The Duplass brothers traffic in more whimsical down-to-earthiness - shambling, squirmy low-budget comedies about the awkward situations that real people find themselves in. Jeff, for instance, the 30-something slacker who still, as the title indicates, lives at home, much to his mother's annoyance.


SUSAN SARANDON: (as Sharon) Hello?

JASON SEGEL: (as Jeff) Mom?

SARANDON: (as Sharon) Jeff.

SEGEL: (as Jeff) Hi.

SARANDON: (as Sharon) You know you're supposed to say hello when you pick up the phone.

SEGEL: (as Jeff) Yeah, I know. I thought that maybe you were somebody else, but you're not.

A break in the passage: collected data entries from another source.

 template <int G>
 struct __align__(16) GroupSmem {
-    float4 rec[2 * G];
-    float hot[(G > 8) ? 2 * G * kHotFields : 4];
-    uint16_t queue[(G > 8) ? G * kQueuePerThread : 8];
-    int tmax[G];
+    static constexpr bool kBatched = G > 8;
+    static constexpr int kRing = kBatched ? kCdBatch : 1;
+    float4 rec[kRing][2 * G];
+    uint16_t queue[kBatched ? G * kQueuePerThread + kCdBatch * G : 8];
+    int tmax[kRing][G];
+    float2 bvel[kBatched ? G : 1];
     int cnt, nb, np, pad;
 };
 
 #ifdef BSG_SUBSTEP_CLOCKS
-__device__ long long g_clk[16];
-#define BSG_CLK(k) do { if (clk_on) g_clk[k] = clock64(); } while (0)
+#define BSG_CLK(k) do { if (clk_on) { const long long t_ = clock64(); clk_acc[k] += t_ - clk_t; clk_t = t_; } } while (0)
 #else
 #define BSG_CLK(k) do { } while (0)
 #endif
-template <int G, bool TOL>
-__device__ __forceinline__ void group_cd(GroupSmem<G>& S, const int lane_g, Ac& a, bool alive, int nac, const EnvParams& P, float horizon,
-                                         const uint16_t* s_pairs, int& nconf_env, int& nlos_env, const bool emit, const int e,
-                                         const bool lane_moved, const double lat_ref, const double lon_ref) {
+
+__device__ __forceinline__ void cd_emit_pair(const EnvParams& P, int* np, const int e, const int i, const int j, const CdSym& r) {
+    const int k = atomicAdd(np, 1);
+    if (k < P.cd_pair_cap) {
+        const long long o = (long long)e * P.cd_pair_cap + k;
+        P.cd_pairs[o] = (uint32_t)i | ((uint32_t)j << 8) | (r.conf_ij ? (uint32_t)BSG_PAIR_CONF_IJ : 0u) |
+                        (r.conf_ji ? (uint32_t)BSG_PAIR_CONF_JI : 0u) | (r.los ? (uint32_t)BSG_PAIR_LOS : 0u);
+        if (P.cd_attr) {
+            float* q = P.cd_attr + o * BSG_PAIR_ATTR_COUNT;
+            q[BSG_PAIR_ATTR_QDR] = mod360(kRad2Deg * atan2f(r.dx, r.dy));
+            q[BSG_PAIR_ATTR_DIST] = sqrtf(r.dist2);
+            q[BSG_PAIR_ATTR_DCPA] = sqrtf(r.dcpa2);
+            q[BSG_PAIR_ATTR_TCPA] = r.tcpa;
+            q[BSG_PAIR_ATTR_TINCONF_IJ] = r.tin_ij;
+            q[BSG_PAIR_ATTR_TINCONF_JI] = r.tin_ji;
+        }
+    }
+}
+
+template <int G>
+__device__ __forceinline__ void cd_record(GroupSmem<G>& S, const int j, const int lane_g, const Ac& a, const double lat_ref,
+                                          const double lon_ref, float& x, float& y, float& ch, float& sh) {
+    ch = sqrt_approx(fmaf(0.5f, a.coslat, 0.5f));
+    sh = __int_as_float((__float_as_int(sqrt_approx(fmaxf(fmaf(-0.5f, a.coslat, 0.5f), 0.0f))) & 0x7fffffff) |
+                        (__double2hiint(a.lat) & 0x80000000));
+    x = (kRearth * kDeg2Rad) * (float)(a.lon - lon_ref);
+    y = (kRearth * kDeg2Rad) * (float)(a.lat - lat_ref);
+    S.rec[j][2 * lane_g] = make_float4(x, y, ch, sh);
+    S.rec[j][2 * lane_g + 1] = make_float4(a.gse, a.gsn, a.alt, a.vs);
+}
+
+template <int G>
+__device__ __forceinline__ void group_cd_small(GroupSmem<G>& S, const int lane_g, Ac& a, bool alive, int nac, const EnvParams& P,
+                                               const uint16_t* s_pairs, int& nconf_env, int& nlos_env, const bool emit, const int e,
+                                               const double lat_ref, const double lon_ref) {
+    static_assert(G <= 8, "groups of more than 8 lanes detect in batches");
     const int lane = threadIdx.x & 31;
     const int wbase = lane - lane_g;
-#ifdef BSG_SUBSTEP_CLOCKS
-    const bool clk_on = e == 0 && lane_g == 0 && horizon == 4.0f * P.simdt;
-#endif
-    BSG_CLK(0);
-    const float ch = sqrt_approx(fmaf(0.5f, a.coslat, 0.5f));
-    const float sh = __int_as_float((__float_as_int(sqrt_approx(fmaxf(fmaf(-0.5f, a.coslat, 0.5f), 0.0f))) & 0x7fffffff) |
-                                    (__double2hiint(a.lat) & 0x80000000));
-    const float x = (kRearth * kDeg2Rad) * (float)(a.lon - lon_ref), y = (kRearth * kDeg2Rad) * (float)(a.lat - lat_ref);
-    S.rec[2 * lane_g] = make_float4(x, y, ch, sh);
-    S.rec[2 * lane_g + 1] = make_float4(a.gse, a.gsn, a.alt, a.vs);
-    S.tmax[lane_g] = 0;
+    float x, y, ch, sh;
+    cd_record<G>(S, 0, lane_g, a, lat_ref, lon_ref, x, y, ch, sh);
+    S.tmax[0][lane_g] = 0;
     if (emit && lane_g == 0) S.np = 0;
     unsigned confmask = 0u;
     int counts = 0;
-    bool found = true;
-    auto exact_pair = [&](int i, int j) {
-        CdSym r = cd_pair_sym(S.rec[2 * i], S.rec[2 * i + 1], S.rec[2 * j], S.rec[2 * j + 1], P.R2, P.hpz, P.dtlook);
+    __syncwarp(group_mask<G>());
+    const int npairs = nac * (nac - 1) / 2;
+    for (int p = lane_g; p < npairs; p += G) {
+        const unsigned ij = s_pairs[p];
+        const int i = (int)(ij >> 8), j = (int)(ij & 0xffu);
+        const CdSym r = cd_pair_sym(S.rec[0][2 * i], S.rec[0][2 * i + 1], S.rec[0][2 * j], S.rec[0][2 * j + 1], P.R2, P.hpz, P.dtlook);
         counts += (r.conf_ij ? 1 : 0) + (r.conf_ji ? 1 : 0) + (r.los ? (2 << 16) : 0);
         confmask |= (r.conf_ij ? 1u << (wbase + i) : 0u) | (r.conf_ji ? 1u << (wbase + j) : 0u);
         if (r.conf_ij | r.conf_ji) {
             const int tb = __float_as_int(fmaxf(r.tcpa, 0.0f));
-            if (r.conf_ij) atomicMax(&S.tmax[i], tb);
-            if (r.conf_ji) atomicMax(&S.tmax[j], tb);
-        }
-        if (emit && (r.conf_ij | r.conf_ji | r.los)) {
-            const int k = atomicAdd(&S.np, 1);
-            if (k < P.cd_pair_cap) {
-                const long long o = (long long)e * P.cd_pair_cap + k;
-                P.cd_pairs[o] = (uint32_t)i | ((uint32_t)j << 8) | (r.conf_ij ? (uint32_t)BSG_PAIR_CONF_IJ : 0u) |
-                                (r.conf_ji ? (uint32_t)BSG_PAIR_CONF_JI : 0u) | (r.los ? (uint32_t)BSG_PAIR_LOS : 0u);
-                if (P.cd_attr) {
-                    float* q = P.cd_attr + o * BSG_PAIR_ATTR_COUNT;
-                    q[BSG_PAIR_ATTR_QDR] = mod360(kRad2Deg * atan2f(r.dx, r.dy));
-                    q[BSG_PAIR_ATTR_DIST] = sqrtf(r.dist2);
-                    q[BSG_PAIR_ATTR_DCPA] = sqrtf(r.dcpa2);
-                    q[BSG_PAIR_ATTR_TCPA] = r.tcpa;
-                    q[BSG_PAIR_ATTR_TINCONF_IJ] = r.tin_ij;
-                    q[BSG_PAIR_ATTR_TINCONF_JI] = r.tin_ji;
-                }
-            }
-        }
-    };
-    if (G <= 8) {
-        __syncwarp(group_mask<G>());
-        const int npairs = nac * (nac - 1) / 2;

SARANDON: (as Sharon) What do you do in the basement? You're not cleaning it.

SEGEL: (as Jeff) Do you really want to know? You didn't like it last time we had this conversation.

SARANDON: (as Sharon) OK. No. know what? You're right. I don't. I don't.

SEGEL: (as Jeff) OK.

MONDELLO: Jeff's played by Jason Segel. Susan Sarandon is his mom and Ed Helms, his annoying older sibling, a big-name cast for the Duplass brothers. Their rep comes from flicks so scruffy they're labeled mumblecore. But in "Jeff, Who Lives at Home," they use that same low-rent vibe to get at a kid's need for family and love, much as "Kid with a Bike" does.


SEGEL: (as Jeff) I've been having this really weird dream about dad lately. He says, Pat, what's the greatest day in the history of the world? And I'm like, dad, I don't know. And he just looks at me and he smiles and...

ED HELMS: (as Pat) Today. It's just today.

SEGEL: (as Jeff) How did you know that?

MONDELLO: Brothers just know, right, which may be why these two pairs of filmmaking brothers, Mark and Jay Duplass and Jean-Pierre and Luc Dardenne, can bring such warmth to tales of loners: an 11-year-old looking for his bike, and a man-child looking for direction. I'm Bob Mondello.